第31話
夜の静けさの中を、水のせせらぎが絶え間なく響く。王の部屋へと続く廊下は特にきらびやかな魚の水槽が並べられている。それは、限られた者しか通ることを許されないこの道を、いっそうひんやりとさせる。廊下の向こうに目当ての姿を見つけて、英は声をかけた。
「桑様」
礼をすると、桑は振り返った。
「これは英将軍」
「御無事で何よりです。御龍氏の要たる桑様なくしては、我が国の祭祀は成り立ちませぬからな」
桑は、ははと笑う。
「恐縮です。本来ならば槐様がされるべきなのでしょうが、お加減があまりよくないようで。僭越ながらわたくしめが務めさせていただいているだけです」
手には、日々の祭祀を終えた分厚い記録が握られていた。日々の祭祀は多岐にわたり、また地方からの祭祀の依頼は後を絶たない。その重みは、瓏の重みだ。桑はそれを大事そうに抱える。

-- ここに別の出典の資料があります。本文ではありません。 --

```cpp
__device__ __forceinline__ uint32_t node_half_b(uint32_t off) { return off + 16u; }
__device__ __forceinline__ uint32_t node_global(uint32_t off) { return off; }
template <bool LDS_ONLY>
__device__ __forceinline__ void load_tnode(const uint8_t* s_nodes, const TNode* g, uint32_t off, uint32_t lds_bytes,
                                           u32x4& a, u32x4& b) {
    if (LDS_ONLY || off < lds_bytes) {
        a = *(lds_u32x4*)(uintptr_t)off;
        b = *(lds_u32x4*)(uintptr_t)node_half_b(off);
    } else {
// ... 110 lines not shown
        for (uint32_t k = threadIdx.x; k < A.lds_cubes * (GS_CUBE_DOUBLES / 2); k += GS_BLOCK) dst[k] = src[k];
    }
    uint8_t* s_cubes = s_quads + (size_t)A.lds_quads * sizeof(TQuad);
    const QuadSrc qs{s_quads, A.tquads, A.lds_quads, s_cubes, A.lds_cubes};
    double* s_d = (double*)(s_cubes + (size_t)A.lds_cubes * (GS_CUBE_DOUBLES * 8));
    uint32_t* s_i = (uint32_t*)(s_d + A.lane_nd * GS_BLOCK);
    unsigned long long* s_cnt = (unsigned long long*)(s_i + lane_ni(FEAT) * GS_BLOCK);
#ifdef GS_STAMPS
    unsigned long long* s_reg = s_cnt + 16;
    if (threadIdx.x < (GS_BLOCK / 64) * 16) s_reg[threadIdx.x] = 0;
#endif
    if (threadIdx.x < GS_CNT_SLOTS) s_cnt[threadIdx.x] = 0;
    __syncthreads();

    const KParams* __restrict__ P = A.P;
    const DevScene& sc = P->sc;
    const gs_camera& cam = P->cam;
    const uint32_t lane = threadIdx.x & 63;
    const uint32_t tid = threadIdx.x;
    const uint64_t flushers = __builtin_amdgcn_ballot_w64(tid < GS_CNT_SLOTS);
    const double tmin = 0.001;
    constexpr int kUnroll = unroll_steps(FEAT);
    constexpr bool kSphLeaf = (FEAT & GS_FEAT_SPHLEAF) != 0;
    constexpr bool kFixed = (FEAT & GS_FEAT_FIXED) != 0;
    constexpr bool kRsplit = kFixed && (FEAT & GS_FEAT_RSPLIT) != 0;
    constexpr bool kGeneral = (FEAT & GS_FEAT_GENERAL) != 0;
    constexpr bool kViews = (FEAT & GS_FEAT_VIEWS) != 0;
#define LD(k) s_d[((k) + (t_in_lds(FEAT) ? 3 : 0)) * GS_BLOCK + tid]
#define LI(k) s_i[(k) * GS_BLOCK + tid]
    if constexpr (kSphLeaf) LI(L_HINST) = GS_REF_NONE;
    constexpr bool kNested = (FEAT & GS_FEAT_NESTED) != 0;
    uint32_t ninst_ = GS_REF_NONE;
#define LNINST (*(ninst_in_lds(FEAT) ? &s_i[lane_ninst(FEAT) * GS_BLOCK + tid] : &ninst_))
    if constexpr (kNested) LNINST = GS_REF_NONE;
    double* const s_save = s_d + (size_t)(A.lane_nd - A.nest_lds) * GS_BLOCK + tid;
    const size_t g_lanes = (size_t)gridDim.x * GS_BLOCK;
#define NSAVE(k)                                                                                   \
    (*(nest_save_lds(FEAT) && A.nest_lds ? &s_save[(size_t)(k) * GS_BLOCK]                         \
                                         : &P->nest_save[(size_t)(k) * g_lanes + (size_t)blockIdx.x * GS_BLOCK + tid]))

    uint32_t st = S_NEED;
    bool qdone = false;
    uint32_t res_base = 0, res_cnt = 0;
    uint64_t rng = 0;
    constexpr bool kTLds = t_in_lds(FEAT);
    double Tr_ = 1, Tg_ = 1, Tb_ = 1;
// ... 469 lines not shown
                                const unsigned long long k = atomicAdd(&P->counters[15], 1ull);
                                if (k < 64 && P->item_visits) {
                                    double* rec = reinterpret_cast<double*>(P->item_visits) + k * 16;
                                    const double v[16] = {ray.o.x, ray.o.y, ray.o.z, ray.d.x, ray.d.y, ray.d.z, bx.mnx,
                                                          bx.mny, bx.mnz, bx.mxx, bx.mxy, bx.mxz, tmin, closest,
                                                          (double)h, (double)closest32};
                                    for (int q = 0; q < 16; q++) rec[q] = v[q];
                                }
                            }
                        }
#endif
                    } else {
                        GS_MARK("slow_begin");
                        const bool h = box_hit(box64(A.tboxes[me >> 5]), ray.o, inv_of(ray.d), tmin, closest);
                        cur = h ? rb.z : rb.w;
                        GS_MARK("slow_end");
                    }
                }
                };
                using fast_t = std::integral_constant<bool, true>;
                using slow_t = std::integral_constant<bool, false>;
                using ldsp_t = std::integral_constant<bool, true>;
                using mixed_t = std::integral_constant<bool, false>;
                const bool lds_pass = (FEAT & GS_FEAT_LDSTREE) != 0 ||
                                      __builtin_amdgcn_ballot_w64(cur < THR_END && cur >= lim) == 0;
                if (wave_fast && lds_pass && A.node_steps >= kUnroll) {
#pragma unroll
                    for (int nstep = 0; nstep < kUnroll; nstep++) node_step(fast_t{}, ldsp_t{});
                } else if (wave_fast && lds_pass && A.node_steps == 1) {
                    node_step(fast_t{}, ldsp_t{});
                } else if (wave_fast && lds_pass) {
#pragma unroll 1
                    for (int nstep = 0; nstep < A.node_steps; nstep++) node_step(fast_t{}, ldsp_t{});
                } else if (wave_fast) {
#pragma unroll 1
                    for (int nstep = 0; nstep < A.node_steps; nstep++) node_step(fast_t{}, mixed_t{});
                } else {
#pragma unroll 1
                    for (int nstep = 0; nstep < A.node_steps; nstep++) node_step(slow_t{}, mixed_t{});
                }
                GS_MARK("node_end"); GS_PRIO_CLR(GS_PRIO_NODE);
            } else if (kNested && __builtin_amdgcn_ballot_w64(cur == THR_RET) != 0) {
#ifdef GS_STAMPS
                uint64_t rt0_;
                GS_STAMP(rt0_);
#endif
                if (cur == THR_RET) {
                    ray.o = mk(NSAVE(0), NSAVE(1), NSAVE(2));
                    ray.d = mk(NSAVE(3), NSAVE(4), NSAVE(5));
                    cur = (uint32_t)__double_as_longlong(NSAVE(6));
                    LNINST = GS_REF_NONE;
                }
                GS_REGION(6, rt0_);
            } else if (at_leaf) {
                GS_MARK("leaf_begin"); GS_PRIO_SET(GS_PRIO_LEAF);
                double scx, scy, scz, sr;
                uint32_t next, ref;
                load_tleaf<(FEAT & GS_FEAT_LDSTREE) != 0>(s_leaves, A.tleaves, cur & ~THR_LEAF, A.lds_leaves, scx, scy, scz, sr,
                                                         next, ref);
#ifndef GS_LEAF_KIND_BATCH
#define GS_LEAF_KIND_BATCH ((FEAT & (GS_FEAT_NESTED | GS_FEAT_MIXED)) != 0)
#endif
                bool take_leaf = true;
                if constexpr (GS_LEAF_KIND_BATCH && (FEAT & GS_FEAT_SPHLEAF) == 0) {
                    const uint32_t kind = ref >> GS_REF_SHIFT;
                    const uint64_t om = __builtin_amdgcn_ballot_w64(kind != GS_REF_SPHERE);
                    if (om != 0) {
                        const uint32_t k0 = __builtin_amdgcn_readlane(kind, (uint32_t)__builtin_ctzll(om));
                        take_leaf = kind == GS_REF_SPHERE || kind == k0;
                    }
                }
                if (take_leaf) {
                if constexpr ((FEAT & GS_FEAT_VISITS) != 0) {
                    if (P->visits) count_visit(P->visits, P->visit_leaf_base + (cur & ~THR_LEAF));
                }
#ifdef GS_STAMPS
                {
                    const uint64_t act = __builtin_amdgcn_read_exec();
                    const bool first = __builtin_ctzll(act) == (uint32_t)lane;
                    bool bad = false;
                    uint32_t kinds = 0;
// ... 15 lines not shown
                    const double a = len2(ray.d);
                    constexpr bool kRa = GS_ROOT_RCP && (FEAT & (GS_FEAT_MEDIA | GS_FEAT_NESTED)) == 0;
                    if (kRa && __builtin_amdgcn_ballot_w64(!(a >= 0x1p-900 && a <= 0x1p900)) == 0)
                        return sphere_accept_rr_ra(c, rr, ray, a, rcp_cert(a), tmin, closest, t);
                    return sphere_accept_rr(c, rr, ray, a, tmin, closest, t);
                };
                auto sphere_leaf = [&]() __attribute__((always_inline)) {
                    GS_MARK("sphere_begin");
                    count_sph();
                    double t;
                    if (sphere_test(mk(scx, scy, scz), sr, t)) {
                        closest = t;
                        closest32 = (float)t;
                        hit_ref = ref;
                        if constexpr (kNested) LI(L_HINST) = LNINST;
                        else if constexpr (!kSphLeaf) LI(L_HINST) = GS_REF_NONE;
                    }
                    GS_MARK("sphere_end");
                };
                if constexpr ((FEAT & GS_FEAT_SPHLEAF) != 0) {
                    const bool two = cur_next_is_leaf(next);
                    double s2x, s2y, s2z, s2r;
                    uint32_t next2, ref2;
                    load_tleaf<(FEAT & GS_FEAT_LDSTREE) != 0>(s_leaves, A.tleaves, two ? next & ~THR_LEAF : cur & ~THR_LEAF,
                                                             A.lds_leaves, s2x, s2y, s2z, s2r, next2, ref2);
                    const double a = len2(ray.d);
                    const SphereDisc q1 = sphere_disc_rr(mk(scx, scy, scz), sr, ray, a);
                    const SphereDisc q2 = sphere_disc_rr(mk(s2x, s2y, s2z), s2r, ray, a);
                    const bool real1 = !(q1.disc < 0.0), real2 = two && !(q2.disc < 0.0);
                    GS_MARK("sphere_begin");
                    double t;
                    const double ra = rcp_cert(a);
                    const bool wave_ra =
                        GS_ROOT_RCP && __builtin_amdgcn_ballot_w64(!(a >= 0x1p-900 && a <= 0x1p900)) == 0;
                    auto take = [&](double hh, double dd) __attribute__((always_inline)) {
                        return wave_ra ? sphere_root_take_ra(hh, dd, a, ra, tmin, closest, t)
                                       : sphere_root_take(hh, dd, a, tmin, closest, t);
                    };
                    if (real1 || real2) {
                        const double hA = real1 ? q1.h : q2.h, dA = real1 ? q1.disc : q2.disc;
                        if (take(hA, dA)) {
                            closest = t;
                            hit_ref = real1 ? ref : ref2;
                        }
                    }
                    if (real1 && real2) {
                        if (take(q2.h, q2.disc)) {
// ... 1024 lines not shown
```

### grayshift_amd/csrc/host/launch.cpp

```cpp
#include <algorithm>
#include <chrono>
#include <cmath>
#include <cstring>

#include "../device/kernels.hpp"
#include "render_host.hpp"

static thread_local std::string tl_err;
static std::atomic<int32_t> g_shade_batch{0};
static std::atomic<int32_t> g_blocks_per_cu{0};
static std::atomic<int32_t> g_node_steps{0};
static std::atomic<int32_t> g_leaf_batch{0};
static std::atomic<int32_t> g_cam_batch{0};
static std::atomic<int32_t> g_tail_pct{0};
static std::atomic<int32_t> g_sample_chunk{-1};
static std::atomic<int32_t> g_placement{1};
static std::atomic<uint64_t> g_partial_budget{4ull << 30};
static std::atomic<int32_t> g_adaptive_rounds{1};
static std::atomic<int32_t> g_round_whole{0};
#ifndef GS_ROUND_MIN_CAP
#define GS_ROUND_MIN_CAP 512
#endif
static const uint64_t kMaxRounds = 1u << 16;
static std::atomic<int32_t> g_cube_lists{1};
static std::atomic<int32_t> g_cert_boxes{1};
static std::atomic<int64_t> g_mirror_budget{-1};

Knobs read_knobs() {
    const auto rlx = std::memory_order_relaxed;
    Knobs k;
    k.shade_batch = g_shade_batch.load(rlx);
    k.blocks_per_cu = g_blocks_per_cu.load(rlx);
    k.node_steps = g_node_steps.load(rlx);
    k.leaf_batch = g_leaf_batch.load(rlx);
    k.cam_batch = g_cam_batch.load(rlx);
    k.tail_pct = g_tail_pct.load(rlx);
    k.sample_chunk = g_sample_chunk.load(rlx);
    k.placement = g_placement.load(rlx);
    k.partial_budget = g_partial_budget.load(rlx);
    k.adaptive_rounds = g_adaptive_rounds.load(rlx);
    k.round_whole = g_round_whole.load(rlx);
    k.cube_lists = g_cube_lists.load(rlx);
    k.cert_boxes = g_cert_boxes.load(rlx);
    k.mirror_budget = g_mirror_budget.load(rlx);
    return k;
}

int32_t launch_node_steps(const gs_device_scene* ds, const Knobs& k) {
    return std::max(1, std::min<int32_t>(unroll_steps(ds->feat), k.node_steps > 0 ? k.node_steps : ds->node_steps));
}

extern "C" void gs_set_last_error(const char* msg) { tl_err = msg ? msg : ""; }
gs_status fail(gs_status code, const std::string& msg) {
    tl_err = msg;
    return code;
}

extern "C" {

const char* gs_last_error(void) { return tl_err.c_str(); }
int32_t gs_version(void) { return GS_ABI_VERSION; }

gs_status gs_set_node_steps(int32_t node_steps) {
    if (node_steps < 0 || node_steps > GS_NODE_STEPS) return fail(GS_ERR_ARG, "node_steps outside [0, GS_NODE_STEPS]");
    g_node_steps = node_steps;
    return GS_OK;
// ... 24 lines not shown

gs_status gs_set_adaptive_mode(int32_t mode) {
    if (mode < 0 || mode > 2)
        return fail(GS_ERR_ARG, "adaptive mode is 0 (per-lane loop), 1 (auto) or 2 (batch rounds)");
    g_adaptive_rounds = mode;
    return GS_OK;
}

gs_status gs_debug_set_round_items(int32_t mode) {
    if (mode < -1 || mode > 1) return fail(GS_ERR_ARG, "round item mode is -1 (auto), 0 (split) or 1 (whole)");
    g_round_whole = mode;
    return GS_OK;
}

gs_status gs_debug_set_cube_lists(int32_t on) {
    if (on != 0 && on != 1) return fail(GS_ERR_ARG, "cube lists are 0 (the list loop) or 1 (cube_test)");
    g_cube_lists = on;
    return GS_OK;
}

gs_status gs_debug_set_cert_boxes(int32_t on) {
    if (on != 0 && on != 1) return fail(GS_ERR_ARG, "cert boxes are 1 (the 1e15 rule decides) or 0 (the f64 box test)");
    g_cert_boxes = on;
    return GS_OK;
}

gs_status gs_debug_set_mirror_budget(int64_t bytes) {
    if (bytes < -1) return fail(GS_ERR_ARG, "the mirror budget is -1 (the block's own) or a byte count >= 0");
    g_mirror_budget = bytes;
    return GS_OK;
}

gs_status gs_debug_set_partial_budget(uint64_t bytes) {
    g_partial_budget.store(bytes ? bytes : (4ull << 30));
    return GS_OK;
}

gs_status gs_debug_set_guided_tail(int32_t fine_chunk, int32_t tail_pct) {
    if (fine_chunk < 0 || tail_pct < 0) return fail(GS_ERR_ARG, "fine_chunk and tail_pct are >= 0 (0: the default)");
    if (fine_chunk > 1) return fail(GS_ERR_ARG, "fine_chunk is 0 or 1 (1-sample tail items)");
    g_tail_pct.store(tail_pct);
    return GS_OK;
}

#ifndef GS_SHORT_SAMPLE_LANE_US
#define GS_SHORT_SAMPLE_LANE_US 50.0
// ... 576 lines not shown
    kp.direct = q.direct ? 1u : 0u;
    kp.zero_counters = q.zero_counters && q.d_counters ? 1u : 0u;
    kp.counters = (unsigned long long*)q.d_counters;
    kp.item_visits = q.outs->item_visits;
    kp.visits = q.va ? q.va->visits : nullptr;
    kp.visit_leaf_base = q.va ? q.va->leaf_base : 0u;
    const uint64_t waves = (uint64_t)blocks * (GS_BLOCK / 64);
    kp.waves = (uint32_t)waves;
    kp.lanes = (uint32_t)(blocks * GS_BLOCK);
    const uint64_t claim_cap = kp.chunk && kp.chunk <= 4u ? (uint64_t)GS_CLAIM_FINE : 32u;
    kp.claim = (uint32_t)std::max<uint64_t>(1, std::min<uint64_t>(claim_cap, (uint64_t)kp.n_items / waves / GS_CLAIM_DIV));
    kp.claim_fine = (uint32_t)std::max<uint64_t>(1, std::min<uint64_t>(GS_CLAIM_FINE, (uint64_t)kp.n_items / waves / GS_CLAIM_DIV));
    return kp;
}
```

「ところで先日、兵を動かしたと伺いました。何も、御龍氏自ら動かさずとも……」
英の表情は硬い。無理もない、と桑は内心息をつく。御龍氏は王と共に祭祀の中心であり、軍とは無関係なところにいたのだから。
「本来ならば将軍方にお願いするところなのでしょうが、火急のことでしたので、陛下より直々に許可を賜ったのです。陛下はかねがね龍の徳によってのみ国が守られていることに疑問をお持ちでしたから。自分たちのことは、龍任せにしてはならないと。しかし、寄せ集めの者では歯が立ちませんな。やはり直属の武官を作らないと」
英の様子をうかがうように、桑は目を光らせる。英は顔を曇らせた。
「武官を、ですか? しかし……」
桑は一歩、英に近づく。声を潜めて言った。
「英将軍、私は内通者がいると踏んでいます」
「内通者?」
英の声も一段低くなる。水音がやけに響くのを感じた。
「ええ。結界を破る時、あちらは呪を込めた鈴を使いました。我らの鈴は、龍の力を込めたもの。人の作り出す呪では解けません。龍の加護を受けた物、あるいは術が相手の手に渡っていると考えられます」
英は信じられないという顔をした。
「しかし、それはないでしょう。そんなことをすれば、ただでは済まされません。そういう呪を、あなた方はかけられているのでしょう?」
「ですが、現実に起こっています。もう結界を張っても意味がありません。貔貅と、琥の者を武力で排除せねば。陛下にも進言しました」
きっぱりと、桑は言う。反して英の顔は曇ったまま。
「龍は武を好まないのでしょう」
「琥の侵攻も好みませぬ。このままでは龍を守れない。龍を守るのも、御龍氏の役目です。龍に到達する前に、水際で手を打たないと。英将軍もご助力いただきたい」
桑は頭を下げた。英はまだ、納得できない顔をしている。桑は話を変えた。
「そうそう、先日貴殿が推挙された青嵐。あれは筋がいいですね」
「ありがとうございます。無骨ですが、まっすぐな男です」
ようやく、英の顔にも明るさが戻る。
「彼がいなければ、龍の歌が琥に渡ってしまうところでした。話を聞いた時は、また外部の者を入れるなどもっての外と思いましたが……考えを改めねばなりませんな」
桑は記録書を持ち直す。「長々とすみません」と英は礼をした。
「いずれ他の将軍とも話をしましょう。では」
にこやかに、桑は衣を翻して去っていく。金色の龍を背負って。ふと、青嵐と初めて会った時の姿が脳裏をよぎった。